→ Try it
Line count for the string "fault": state how many lines in the records below hold it, giving only the number.

→ Extracted material
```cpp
struct HostTensor {
    std::vector<float> data;
    std::vector<int64_t> dims;
// ... 780 lines not shown
                              uint8_t* img, float* const* feats, bool record_levels) {
    const int L = c->gc.latent_size, nlev = c->nlev;
    const double N = n;
    if (z) {
        if (int rc = run_mapping(c, s, n, z, c->lat[0])) return rc;
        const float* w = c->lat[0];
        Launch lp(c, s, "g.styles", 2.0 * N * L * c->style_cols, 4.0 * ((double)L * c->style_cols + N * c->style_cols));
        HIP_TRY(launch_styles(w, c->latent_avg, c->psi, c->style_wt, c->style_b, c->style_col_layer, c->styles, n, L, c->style_cols, s));
    } else {
        Launch lp(c, s, "g.styles", 2.0 * N * L * c->style_cols, 4.0 * ((double)L * c->style_cols + N * 2 * nlev * L + N * c->style_cols));
        HIP_TRY(launch_styles_dlatents(dl, c->latent_avg, c->psi, c->style_wt, c->style_b, c->style_tiles, c->style_num_tiles, c->styles, n, L,
                                       c->style_cols, 2 * nlev, s));
    }

    char layer[64];
    for (int l = 0; l < nlev; ++l) {
        const GenBlockDev& B = c->blk[l];
        const int R = B.R, C = B.C, Cin = B.Cin;
        const double px = N * R * R;
        for (int k = 0; k < 2; ++k) {
            const float* nz = noise[2 * l + k];
            if (!nz) return fail(c, GSA_ERR_INVALID, "noise plane %d is null", 2 * l + k);
            int prow = 0;
            if (k == 0) {
                PostParams pp{};
                pp.noise = nz; pp.nscale = B.nscale[0]; pp.nbias = B.nbias[0];
                pp.out = c->x1; pp.partials = c->partials; pp.H = R; pp.W = R; pp.C = C; pp.bf16 = c->bf16;
                if (!B.has_conv1) {
                    pp.src = c->constant; pp.src_per_sample = 0; pp.blur = nullptr;
                } else {
                    ConvParams cp = conv_base(c);
                    cp.src0 = c->x2[l - 1]; cp.aff0 = c->aff2[l - 1]; cp.C0 = Cin;
                    cp.Hs = R / 2; cp.Ws = R / 2; cp.H = R; cp.W = R;
                    cp.wpk = B.w1; cp.Cout = C; cp.out = c->t_raw;
                    if (B.is_deconv || R >= 16) {
                        snprintf(layer, sizeof layer, B.is_deconv ? "g.%d.deconv_1" : "g.%d.conv_1", R);
                        Launch lp(c, s, layer, 2.0 * px * C * Cin * (subpixel_uses_wino(cp) ? 2.25 : 4.0), 4.0 * (px / 4 * Cin + px * C), 2.0 * px * C * Cin * (B.is_deconv ? 4 : 9));
                        HIP_TRY(launch_subpixel(cp, EPI_RAW, false, n, s));
                    } else {
                        cp.up = 1;
                        snprintf(layer, sizeof layer, "g.%d.conv_1", R);
                        Launch lp(c, s, layer, 2.0 * px * C * Cin * 9, 4.0 * (px / 4 * Cin + px * C));
                        HIP_TRY(launch_conv3x3(cp, EPI_RAW, false, n, s));
                    }
                    pp.src = c->t_raw; pp.src_per_sample = 1; pp.blur = B.blur;
                }
                snprintf(layer, sizeof layer, "g.%d.post_1", R);
                if (post_fuses_finalize(pp)) {
                    FinalizeParams fp{};
                    fp.partials = c->partials; fp.prow = 0; fp.HW = R * R; fp.C = C; fp.acc = c->stat_acc; fp.tickets = c->stat_tickets;
                    fp.style = c->styles + B.style_off[0]; fp.style_stride = c->style_cols;
                    fp.gamma = B.gamma[0]; fp.beta = B.beta[0];
                    fp.aff = c->aff1;
                    fp.flags = c->map_ctl;
                    Launch lp(c, s, layer, 0.0, 4.0 * (2 * px * C + px));
                    HIP_TRY(launch_post_fin(pp, fp, n, s));
                    continue;
                }
                Launch lp(c, s, layer, 0.0, 4.0 * (2 * px * C + px));
#ifdef GSA_DBG_HOOKS
                if (!((c->dbg & 8) && R >= 512))
#endif
                HIP_TRY(launch_post(pp, n, s));
                prow = post_rows_used(pp);
            } else {
                ConvParams cp = conv_base(c);
                cp.src0 = c->x1; cp.aff0 = c->aff1; cp.C0 = C;
                cp.Hs = R; cp.Ws = R; cp.H = R; cp.W = R;
                cp.wpk = B.w2; cp.wino = B.w2u; cp.Cout = C; cp.out = c->x2[l];
                cp.noise = nz; cp.nscale = B.nscale[1]; cp.nbias = B.nbias[1]; cp.partials = c->partials;
                snprintf(layer, sizeof layer, "g.%d.conv_2", R);
                int rows = conv_stat_rows(R, R, C, n);
                cp.stat_rows_host = &rows;
                const bool fused_fin = conv_fuses_finalize(cp, EPI_SYNTH, false);
                const double products = conv_form_products(conv3x3_form(cp, EPI_SYNTH, false));
                if (fused_fin) {
                    cp.fin_style = c->styles + B.style_off[1]; cp.fin_style_stride = c->style_cols;
                    cp.fin_gamma = B.gamma[1]; cp.fin_beta = B.beta[1]; cp.fin_aff = c->aff2[l]; cp.fin_flags = c->map_ctl;
                }
                Launch lp(c, s, layer, 2.0 * px * C * C * products, 4.0 * (2 * px * C + px), 2.0 * px * C * C * 9);
                HIP_TRY(launch_conv3x3(cp, EPI_SYNTH, false, n, s));
                prow = rows;
                if (fused_fin) continue;
            }
            if (c->fault == 2 && l == 3 && k == 1) {
                c->fault = 0;
                return fail(c, GSA_ERR_HIP, "injected fault (gsa_debug_inject 2) between a statistics producer and its finalize");
            }
            FinalizeParams fp{};
            fp.partials = c->partials; fp.prow = prow; fp.HW = R * R; fp.C = C; fp.acc = c->stat_acc; fp.tickets = c->stat_tickets;
            fp.style = c->styles + B.style_off[k]; fp.style_stride = c->style_cols;
            fp.gamma = B.gamma[k]; fp.beta = B.beta[k];
            fp.aff = k == 0 ? c->aff1 : c->aff2[l];
            fp.flags = c->map_ctl;
            snprintf(layer, sizeof layer, "g.%d.finalize_%d", R, k + 1);
#ifdef GSA_DBG_HOOKS
            if ((c->dbg & 32) && ((k == 0 && R <= 32) || (k == 1 && R <= 8))) continue;
            if ((c->dbg & 64)) continue;
#endif
            Launch lp(c, s, layer, 0.0, 16.0 * N * prow * C);
            HIP_TRY(launch_finalize(fp, n, s));
        }
        if (record_levels) HIP_TRY(hipEventRecord(c->ev_level[l], s));
        if (feats && feats[l]) {
            snprintf(layer, sizeof layer, "g.%d.export", R);
            Launch lp(c, s, layer, 0.0, 8.0 * px * C);
            HIP_TRY(launch_export_nchw(c->x2[l], c->aff2[l], feats[l], n, R, R, C, c->bf16, s));
        }
    }
    if (rgb || img) {
        const int l = nlev - 1, R = c->blk[l].R, C = c->blk[l].C, nc = c->gc.channels;
// ... 354 lines not shown
```

### gan-segmentation_amd/csrc/gsa_dev.h

```cpp
#pragma once
#include "gsa_kernels.h"

#ifndef GSA_NO_XCD_REMAP
#define GSA_NO_XCD_REMAP 0
#endif

namespace gsa {

#ifdef GSA_STAMP
#define GSA_DBG_HOOKS 1
#endif
#ifdef GSA_STAMP
#define STAMP(i) do { __builtin_amdgcn_sched_barrier(0); asm volatile("s_memtime %0\n\ts_waitcnt lgkmcnt(0)" : "=s"(stamp_t[i]) :: "memory"); __builtin_amdgcn_sched_barrier(0); } while (0)
#define STAMP_DECL unsigned long long stamp_t[8] = {0, 0, 0, 0, 0, 0, 0, 0}
#define STAMP_FLUSH(nph) do { if (p.stamps && (threadIdx.x & 63) == 0) { for (int i_ = 0; i_ < (nph); ++i_) atomicAdd(&p.stamps[i_], stamp_t[i_ + 1] - stamp_t[i_]); atomicAdd(&p.stamps[15], 1ull); } } while (0)
#define TICK(var) do { __builtin_amdgcn_sched_barrier(0); asm volatile("s_memtime %0\n\ts_waitcnt lgkmcnt(0)" : "=s"(var) :: "memory"); __builtin_amdgcn_sched_barrier(0); } while (0)
#define TSUM(acc, a, b) acc += (b) - (a)
#define TFLUSH(idx, acc) do { if (p.stamps && (threadIdx.x & 63) == 0) atomicAdd(&p.stamps[idx], acc); } while (0)
#else
#define TICK(var) do {} while (0)
#define TSUM(acc, a, b) do {} while (0)
#define TFLUSH(idx, acc) do {} while (0)
#define STAMP(i) do {} while (0)
#define STAMP_DECL do {} while (0)
// ... 130 lines not shown

template <bool BF>
__device__ __forceinline__ f32x4 act_load4(const float* base, size_t idx) {
    if constexpr (BF) {
        const u32x2 r = *reinterpret_cast<const u32x2*>(reinterpret_cast<const unsigned short*>(base) + idx);
        return f32x4{bf16_lo(r[0]), bf16_hi(r[0]), bf16_lo(r[1]), bf16_hi(r[1])};
    } else {
        return *reinterpret_cast<const f32x4*>(base + idx);
    }
}

template <bool BF>
__device__ __forceinline__ void act_store4(float* base, size_t idx, const f32x4& v) {
    if constexpr (BF) {
        *reinterpret_cast<u32x2*>(reinterpret_cast<unsigned short*>(base) + idx) =
            u32x2{__builtin_bit_cast(unsigned, __builtin_convertvector(f32x2{v[0], v[1]}, bf16x2)),
                  __builtin_bit_cast(unsigned, __builtin_convertvector(f32x2{v[2], v[3]}, bf16x2))};
    } else {
        *reinterpret_cast<f32x4*>(base + idx) = v;
    }
}


__device__ __forceinline__ int xcd_block(int b, int nb) {
    return (nb & 7) == 0 && !GSA_NO_XCD_REMAP ? (b & 7) * (nb >> 3) + (b >> 3) : b;
}


}
```

### gan-segmentation_amd/csrc/gsa_kernels.h

```cpp
#pragma once
#include <hip/hip_runtime.h>
#include <stdint.h>
#include <stdlib.h>

#include <atomic>
#include <string>

namespace gsa {

struct Aff { float mean, A, B, pad; };

struct StatPart { unsigned long long s1, s2; };

constexpr double kStatScale1 = 268435456.0;

enum Epilogue { EPI_RAW = 0, EPI_SYNTH = 1, EPI_DEC = 2 };

struct ConvParams {
    int device;
    const float* src0; const Aff* aff0; int C0;
    const float* src1; int C1;
    int Hs, Ws;
    int up;
    int H, W;
    const float* wpk;
    const float* wino;
    int Cout;
    float* out;
    const float* noise; const float* nscale; const float* nbias;
    StatPart* partials; int prow;
    const float* bn_s; const float* bn_beta;
    const float* resid; int resid_up;
    const float* resid1; int res_c0;
    const float* wsc; const float* sc_bias; float* out_sc;
    int tiles_x, tiles_y, groups, total_tiles;
    int stats_direct;
    int* stat_rows_host;
    int w_resident;
    int group_minor;
    unsigned long long* stamps;
    int dbg;
    int prio;
    int bf16;
    const float* fin_style; int fin_style_stride; const float* fin_gamma; const float* fin_beta; Aff* fin_aff; unsigned* fin_flags;
    const float* zeros;
    const float* rgb_w; const float* rgb_b; uint8_t* rgb_img;
};

struct PostParams {
    const float* src;
    int src_per_sample;
    const float* blur;
    const float* noise; const float* nscale; const float* nbias;
    float* out; StatPart* partials; int prow;
    int H, W, C;
    int bf16;
    int row_groups;
};

struct FinalizeParams {
    const StatPart* partials; int prow; int HW; int C;
    StatPart* acc;
    unsigned* tickets;
    const float* style; int style_stride;
    const float* gamma; const float* beta;
    Aff* aff;
    unsigned* flags;
};

inline int env_int(const char* name, int dflt) {
    const char* v = getenv(name);
    return v ? atoi(v) : dflt;
}
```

→ Solution for this exercise
3